§ What the task asks: Wherever a line of the listing holds the string "lines", copy that line.

Material for the task below:

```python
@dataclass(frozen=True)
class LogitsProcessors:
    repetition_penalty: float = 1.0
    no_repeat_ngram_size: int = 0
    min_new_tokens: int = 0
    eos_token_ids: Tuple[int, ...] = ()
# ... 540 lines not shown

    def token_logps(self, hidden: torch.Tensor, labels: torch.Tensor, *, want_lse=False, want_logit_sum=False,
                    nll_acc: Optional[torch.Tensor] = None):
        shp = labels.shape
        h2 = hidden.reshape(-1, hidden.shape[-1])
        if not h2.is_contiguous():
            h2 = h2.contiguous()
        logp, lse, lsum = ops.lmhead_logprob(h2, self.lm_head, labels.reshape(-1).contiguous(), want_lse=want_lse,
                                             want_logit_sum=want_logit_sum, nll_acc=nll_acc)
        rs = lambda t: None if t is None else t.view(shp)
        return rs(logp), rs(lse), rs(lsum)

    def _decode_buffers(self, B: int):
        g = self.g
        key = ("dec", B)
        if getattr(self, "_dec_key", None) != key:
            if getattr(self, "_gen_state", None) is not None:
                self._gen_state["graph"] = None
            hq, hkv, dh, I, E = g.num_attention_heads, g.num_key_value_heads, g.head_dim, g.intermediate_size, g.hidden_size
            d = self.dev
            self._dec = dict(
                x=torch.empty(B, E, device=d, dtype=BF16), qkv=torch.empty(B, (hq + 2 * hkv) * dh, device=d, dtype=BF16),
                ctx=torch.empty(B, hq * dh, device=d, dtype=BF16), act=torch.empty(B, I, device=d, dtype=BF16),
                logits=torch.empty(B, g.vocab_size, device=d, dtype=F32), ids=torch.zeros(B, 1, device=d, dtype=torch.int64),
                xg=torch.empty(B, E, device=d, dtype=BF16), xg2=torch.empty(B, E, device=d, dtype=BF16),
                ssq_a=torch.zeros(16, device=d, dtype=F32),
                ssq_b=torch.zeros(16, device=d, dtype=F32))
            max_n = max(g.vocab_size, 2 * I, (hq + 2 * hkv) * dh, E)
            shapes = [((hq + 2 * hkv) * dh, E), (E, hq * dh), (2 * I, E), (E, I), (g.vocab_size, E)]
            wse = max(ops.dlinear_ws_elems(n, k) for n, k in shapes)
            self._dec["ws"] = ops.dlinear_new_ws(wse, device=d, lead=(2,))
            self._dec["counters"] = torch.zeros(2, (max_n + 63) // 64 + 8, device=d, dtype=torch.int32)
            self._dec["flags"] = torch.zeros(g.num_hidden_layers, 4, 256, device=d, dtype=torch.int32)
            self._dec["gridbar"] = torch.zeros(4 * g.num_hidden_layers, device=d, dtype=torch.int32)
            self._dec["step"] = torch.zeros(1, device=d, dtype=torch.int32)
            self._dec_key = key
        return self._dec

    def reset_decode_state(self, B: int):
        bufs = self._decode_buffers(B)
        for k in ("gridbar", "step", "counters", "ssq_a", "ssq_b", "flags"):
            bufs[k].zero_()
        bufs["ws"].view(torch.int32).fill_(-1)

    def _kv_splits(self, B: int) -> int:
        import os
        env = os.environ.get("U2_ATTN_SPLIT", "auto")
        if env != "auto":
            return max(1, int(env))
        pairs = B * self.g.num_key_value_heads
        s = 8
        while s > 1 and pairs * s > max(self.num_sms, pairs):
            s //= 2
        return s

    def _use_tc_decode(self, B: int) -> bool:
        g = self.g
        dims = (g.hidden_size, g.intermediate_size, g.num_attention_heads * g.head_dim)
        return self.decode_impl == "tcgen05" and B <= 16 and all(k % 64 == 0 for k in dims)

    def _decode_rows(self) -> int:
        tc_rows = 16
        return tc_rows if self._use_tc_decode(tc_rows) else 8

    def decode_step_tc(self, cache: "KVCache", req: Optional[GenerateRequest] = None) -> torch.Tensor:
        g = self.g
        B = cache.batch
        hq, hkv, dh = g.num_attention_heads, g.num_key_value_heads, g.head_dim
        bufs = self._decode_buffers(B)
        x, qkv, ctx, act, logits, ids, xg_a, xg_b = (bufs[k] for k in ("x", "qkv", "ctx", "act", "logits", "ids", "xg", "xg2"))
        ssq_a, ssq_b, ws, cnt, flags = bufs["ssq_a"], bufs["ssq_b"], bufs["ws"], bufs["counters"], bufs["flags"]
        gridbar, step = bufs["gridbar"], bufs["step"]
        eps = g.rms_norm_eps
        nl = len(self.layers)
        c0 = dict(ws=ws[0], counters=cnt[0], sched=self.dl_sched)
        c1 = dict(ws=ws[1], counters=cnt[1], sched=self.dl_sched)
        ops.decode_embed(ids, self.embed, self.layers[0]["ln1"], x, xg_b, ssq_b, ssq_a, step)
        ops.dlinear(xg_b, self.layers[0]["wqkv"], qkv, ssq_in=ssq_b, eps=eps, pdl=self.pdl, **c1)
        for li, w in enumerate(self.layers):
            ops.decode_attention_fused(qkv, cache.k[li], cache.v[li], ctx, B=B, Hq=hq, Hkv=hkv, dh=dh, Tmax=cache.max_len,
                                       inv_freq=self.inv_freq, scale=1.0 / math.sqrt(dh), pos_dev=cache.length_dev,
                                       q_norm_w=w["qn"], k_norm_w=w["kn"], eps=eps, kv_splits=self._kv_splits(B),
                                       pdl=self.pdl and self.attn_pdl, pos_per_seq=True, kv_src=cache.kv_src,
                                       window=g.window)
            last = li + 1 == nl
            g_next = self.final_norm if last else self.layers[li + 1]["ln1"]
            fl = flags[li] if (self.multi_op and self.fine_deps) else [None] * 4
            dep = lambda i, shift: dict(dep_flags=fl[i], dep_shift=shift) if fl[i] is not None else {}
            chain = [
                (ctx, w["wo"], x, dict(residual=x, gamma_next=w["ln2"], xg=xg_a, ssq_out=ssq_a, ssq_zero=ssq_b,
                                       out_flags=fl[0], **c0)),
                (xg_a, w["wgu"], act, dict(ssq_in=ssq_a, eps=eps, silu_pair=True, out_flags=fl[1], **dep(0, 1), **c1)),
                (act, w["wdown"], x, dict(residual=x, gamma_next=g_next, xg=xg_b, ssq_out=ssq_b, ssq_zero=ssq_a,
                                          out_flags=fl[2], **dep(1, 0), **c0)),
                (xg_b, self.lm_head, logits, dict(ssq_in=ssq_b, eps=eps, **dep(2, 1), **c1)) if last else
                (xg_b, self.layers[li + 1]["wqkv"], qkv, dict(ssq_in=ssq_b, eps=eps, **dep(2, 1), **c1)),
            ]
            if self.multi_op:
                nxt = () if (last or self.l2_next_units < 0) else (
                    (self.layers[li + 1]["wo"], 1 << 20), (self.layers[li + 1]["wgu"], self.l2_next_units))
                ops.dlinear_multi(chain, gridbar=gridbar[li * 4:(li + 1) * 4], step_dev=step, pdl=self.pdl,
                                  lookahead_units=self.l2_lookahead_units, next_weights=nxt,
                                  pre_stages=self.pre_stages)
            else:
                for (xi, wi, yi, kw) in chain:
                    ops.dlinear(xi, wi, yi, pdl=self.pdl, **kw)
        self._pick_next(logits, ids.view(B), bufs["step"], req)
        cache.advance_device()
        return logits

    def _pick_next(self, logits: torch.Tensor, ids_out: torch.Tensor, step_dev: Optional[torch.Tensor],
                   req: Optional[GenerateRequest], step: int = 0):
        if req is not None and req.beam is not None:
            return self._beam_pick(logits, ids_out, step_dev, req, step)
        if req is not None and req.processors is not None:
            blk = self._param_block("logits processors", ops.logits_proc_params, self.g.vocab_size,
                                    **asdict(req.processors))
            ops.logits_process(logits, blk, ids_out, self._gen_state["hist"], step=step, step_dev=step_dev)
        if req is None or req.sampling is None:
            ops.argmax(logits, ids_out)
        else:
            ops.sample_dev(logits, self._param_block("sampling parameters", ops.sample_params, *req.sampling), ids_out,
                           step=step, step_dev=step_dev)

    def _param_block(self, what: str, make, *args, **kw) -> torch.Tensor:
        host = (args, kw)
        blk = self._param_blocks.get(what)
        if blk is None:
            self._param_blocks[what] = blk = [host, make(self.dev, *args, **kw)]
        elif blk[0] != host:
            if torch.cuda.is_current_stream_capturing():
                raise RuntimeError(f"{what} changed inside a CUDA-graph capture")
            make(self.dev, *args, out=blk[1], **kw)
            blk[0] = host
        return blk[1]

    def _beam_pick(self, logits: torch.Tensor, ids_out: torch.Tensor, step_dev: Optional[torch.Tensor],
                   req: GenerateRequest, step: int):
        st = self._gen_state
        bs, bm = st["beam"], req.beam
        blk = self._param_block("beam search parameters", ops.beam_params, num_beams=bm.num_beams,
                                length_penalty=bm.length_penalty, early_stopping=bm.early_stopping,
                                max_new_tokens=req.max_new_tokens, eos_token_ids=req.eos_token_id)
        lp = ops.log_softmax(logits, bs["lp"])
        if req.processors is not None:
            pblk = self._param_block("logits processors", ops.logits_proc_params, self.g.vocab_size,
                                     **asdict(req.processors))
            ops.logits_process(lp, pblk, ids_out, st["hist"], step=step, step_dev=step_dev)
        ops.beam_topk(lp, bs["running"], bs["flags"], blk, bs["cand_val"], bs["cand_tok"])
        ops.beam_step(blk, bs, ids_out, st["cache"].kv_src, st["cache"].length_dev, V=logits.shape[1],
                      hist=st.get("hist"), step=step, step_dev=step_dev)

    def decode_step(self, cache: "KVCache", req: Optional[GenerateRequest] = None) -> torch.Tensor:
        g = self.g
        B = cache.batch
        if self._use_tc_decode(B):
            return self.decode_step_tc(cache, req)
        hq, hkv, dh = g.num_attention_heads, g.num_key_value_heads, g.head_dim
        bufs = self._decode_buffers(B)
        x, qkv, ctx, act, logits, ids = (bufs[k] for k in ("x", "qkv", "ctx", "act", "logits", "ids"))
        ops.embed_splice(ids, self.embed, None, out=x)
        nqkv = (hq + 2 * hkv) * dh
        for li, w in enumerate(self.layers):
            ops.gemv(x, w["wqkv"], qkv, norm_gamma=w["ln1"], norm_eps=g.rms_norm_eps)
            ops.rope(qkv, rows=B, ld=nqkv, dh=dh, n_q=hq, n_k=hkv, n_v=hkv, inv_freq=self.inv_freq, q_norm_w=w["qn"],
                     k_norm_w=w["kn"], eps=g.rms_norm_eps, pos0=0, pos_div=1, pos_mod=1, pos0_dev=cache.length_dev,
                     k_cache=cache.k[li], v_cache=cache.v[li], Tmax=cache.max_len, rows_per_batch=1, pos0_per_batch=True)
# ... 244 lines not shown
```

End of Material for the task.
Material for the task below:

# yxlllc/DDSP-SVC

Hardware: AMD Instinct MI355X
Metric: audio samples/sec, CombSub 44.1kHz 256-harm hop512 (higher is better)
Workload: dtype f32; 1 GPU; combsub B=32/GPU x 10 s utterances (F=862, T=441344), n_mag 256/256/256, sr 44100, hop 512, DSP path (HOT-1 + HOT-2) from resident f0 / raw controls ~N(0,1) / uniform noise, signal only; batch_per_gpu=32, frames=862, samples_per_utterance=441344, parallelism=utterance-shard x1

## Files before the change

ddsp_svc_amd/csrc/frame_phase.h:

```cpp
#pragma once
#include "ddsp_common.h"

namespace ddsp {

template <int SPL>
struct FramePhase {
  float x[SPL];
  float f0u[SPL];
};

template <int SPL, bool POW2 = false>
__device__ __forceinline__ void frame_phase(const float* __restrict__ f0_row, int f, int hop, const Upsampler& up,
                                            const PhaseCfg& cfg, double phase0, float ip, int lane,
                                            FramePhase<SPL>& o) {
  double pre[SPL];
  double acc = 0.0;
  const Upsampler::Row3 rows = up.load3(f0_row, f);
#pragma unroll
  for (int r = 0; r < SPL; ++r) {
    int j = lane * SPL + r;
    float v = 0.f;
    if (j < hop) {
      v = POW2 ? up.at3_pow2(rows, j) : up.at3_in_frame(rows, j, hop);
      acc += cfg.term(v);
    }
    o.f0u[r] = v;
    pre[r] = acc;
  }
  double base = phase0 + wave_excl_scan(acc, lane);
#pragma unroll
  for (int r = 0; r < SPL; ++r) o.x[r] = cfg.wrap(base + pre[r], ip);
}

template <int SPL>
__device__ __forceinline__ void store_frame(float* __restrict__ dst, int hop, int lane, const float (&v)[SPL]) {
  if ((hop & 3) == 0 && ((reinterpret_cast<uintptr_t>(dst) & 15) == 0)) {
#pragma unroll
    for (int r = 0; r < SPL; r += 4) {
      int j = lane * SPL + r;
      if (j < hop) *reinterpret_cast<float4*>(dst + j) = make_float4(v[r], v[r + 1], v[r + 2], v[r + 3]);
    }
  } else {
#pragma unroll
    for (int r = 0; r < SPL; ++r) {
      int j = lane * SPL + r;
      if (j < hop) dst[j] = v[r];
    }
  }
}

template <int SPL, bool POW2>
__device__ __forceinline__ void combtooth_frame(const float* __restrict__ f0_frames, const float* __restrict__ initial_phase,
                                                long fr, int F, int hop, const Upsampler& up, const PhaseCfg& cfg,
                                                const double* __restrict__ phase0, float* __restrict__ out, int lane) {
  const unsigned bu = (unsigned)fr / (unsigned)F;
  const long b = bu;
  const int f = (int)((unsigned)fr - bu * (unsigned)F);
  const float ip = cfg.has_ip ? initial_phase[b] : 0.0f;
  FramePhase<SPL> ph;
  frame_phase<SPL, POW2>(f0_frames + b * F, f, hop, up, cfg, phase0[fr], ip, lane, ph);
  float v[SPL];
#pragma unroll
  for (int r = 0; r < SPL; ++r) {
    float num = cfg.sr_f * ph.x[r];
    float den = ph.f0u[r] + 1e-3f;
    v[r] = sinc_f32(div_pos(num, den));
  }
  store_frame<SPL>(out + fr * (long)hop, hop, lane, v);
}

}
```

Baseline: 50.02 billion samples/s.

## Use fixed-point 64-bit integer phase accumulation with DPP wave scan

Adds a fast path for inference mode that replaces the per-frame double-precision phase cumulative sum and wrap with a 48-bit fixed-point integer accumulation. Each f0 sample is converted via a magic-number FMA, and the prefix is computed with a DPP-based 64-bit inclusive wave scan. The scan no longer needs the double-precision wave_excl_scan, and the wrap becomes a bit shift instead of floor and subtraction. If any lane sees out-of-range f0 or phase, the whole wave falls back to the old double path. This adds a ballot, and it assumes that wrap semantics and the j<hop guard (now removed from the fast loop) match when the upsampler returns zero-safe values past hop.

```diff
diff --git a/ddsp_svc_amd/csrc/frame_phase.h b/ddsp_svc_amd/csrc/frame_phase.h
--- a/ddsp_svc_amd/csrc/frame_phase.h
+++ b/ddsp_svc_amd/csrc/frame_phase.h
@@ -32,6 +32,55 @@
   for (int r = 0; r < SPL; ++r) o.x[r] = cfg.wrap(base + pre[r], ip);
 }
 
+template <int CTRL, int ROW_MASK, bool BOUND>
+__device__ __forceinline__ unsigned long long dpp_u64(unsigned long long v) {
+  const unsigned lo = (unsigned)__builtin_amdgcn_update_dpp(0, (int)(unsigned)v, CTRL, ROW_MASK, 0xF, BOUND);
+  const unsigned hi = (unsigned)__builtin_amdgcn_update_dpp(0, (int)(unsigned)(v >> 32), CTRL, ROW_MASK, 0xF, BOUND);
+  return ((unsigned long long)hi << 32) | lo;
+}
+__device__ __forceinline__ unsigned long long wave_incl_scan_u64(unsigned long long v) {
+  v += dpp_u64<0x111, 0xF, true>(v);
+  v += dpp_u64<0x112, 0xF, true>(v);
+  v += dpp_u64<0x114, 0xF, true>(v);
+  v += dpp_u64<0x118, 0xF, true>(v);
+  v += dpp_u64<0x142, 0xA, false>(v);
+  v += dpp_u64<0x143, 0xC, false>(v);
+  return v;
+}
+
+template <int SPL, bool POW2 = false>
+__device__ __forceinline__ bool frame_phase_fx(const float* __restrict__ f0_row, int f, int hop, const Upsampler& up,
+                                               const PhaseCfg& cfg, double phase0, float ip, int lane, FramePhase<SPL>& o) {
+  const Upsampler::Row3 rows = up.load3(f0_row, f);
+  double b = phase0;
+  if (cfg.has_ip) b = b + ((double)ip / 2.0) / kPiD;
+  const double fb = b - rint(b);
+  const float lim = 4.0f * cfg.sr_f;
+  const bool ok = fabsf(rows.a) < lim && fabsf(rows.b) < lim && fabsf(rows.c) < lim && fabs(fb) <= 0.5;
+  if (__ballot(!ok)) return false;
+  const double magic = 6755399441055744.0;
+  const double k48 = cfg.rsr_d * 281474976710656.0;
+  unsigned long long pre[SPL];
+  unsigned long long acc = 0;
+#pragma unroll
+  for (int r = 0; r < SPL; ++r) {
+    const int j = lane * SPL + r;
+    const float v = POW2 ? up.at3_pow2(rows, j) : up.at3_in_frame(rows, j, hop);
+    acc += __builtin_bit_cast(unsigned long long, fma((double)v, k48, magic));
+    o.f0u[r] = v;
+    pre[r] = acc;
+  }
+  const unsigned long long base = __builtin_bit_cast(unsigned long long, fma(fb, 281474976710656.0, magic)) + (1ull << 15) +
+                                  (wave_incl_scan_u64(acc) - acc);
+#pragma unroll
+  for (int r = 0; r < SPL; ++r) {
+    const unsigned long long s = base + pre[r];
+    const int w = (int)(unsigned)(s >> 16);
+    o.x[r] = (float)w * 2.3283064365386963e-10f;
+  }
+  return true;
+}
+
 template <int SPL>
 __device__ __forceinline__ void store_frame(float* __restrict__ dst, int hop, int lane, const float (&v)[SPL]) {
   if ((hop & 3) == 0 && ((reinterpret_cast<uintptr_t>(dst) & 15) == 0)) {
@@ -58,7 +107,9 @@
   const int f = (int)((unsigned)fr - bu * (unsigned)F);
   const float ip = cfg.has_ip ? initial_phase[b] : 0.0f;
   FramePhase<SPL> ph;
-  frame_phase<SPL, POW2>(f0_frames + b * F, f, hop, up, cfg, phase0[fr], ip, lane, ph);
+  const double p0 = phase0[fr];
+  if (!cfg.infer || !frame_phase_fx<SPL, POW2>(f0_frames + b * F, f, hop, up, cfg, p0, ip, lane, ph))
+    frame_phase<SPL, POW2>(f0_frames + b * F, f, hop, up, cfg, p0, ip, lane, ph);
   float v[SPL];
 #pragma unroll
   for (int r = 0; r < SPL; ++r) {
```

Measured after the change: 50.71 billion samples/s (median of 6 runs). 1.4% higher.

End of Material for the task.

§ Solution for this task:
# ... 540 lines not shown
# ... 244 lines not shown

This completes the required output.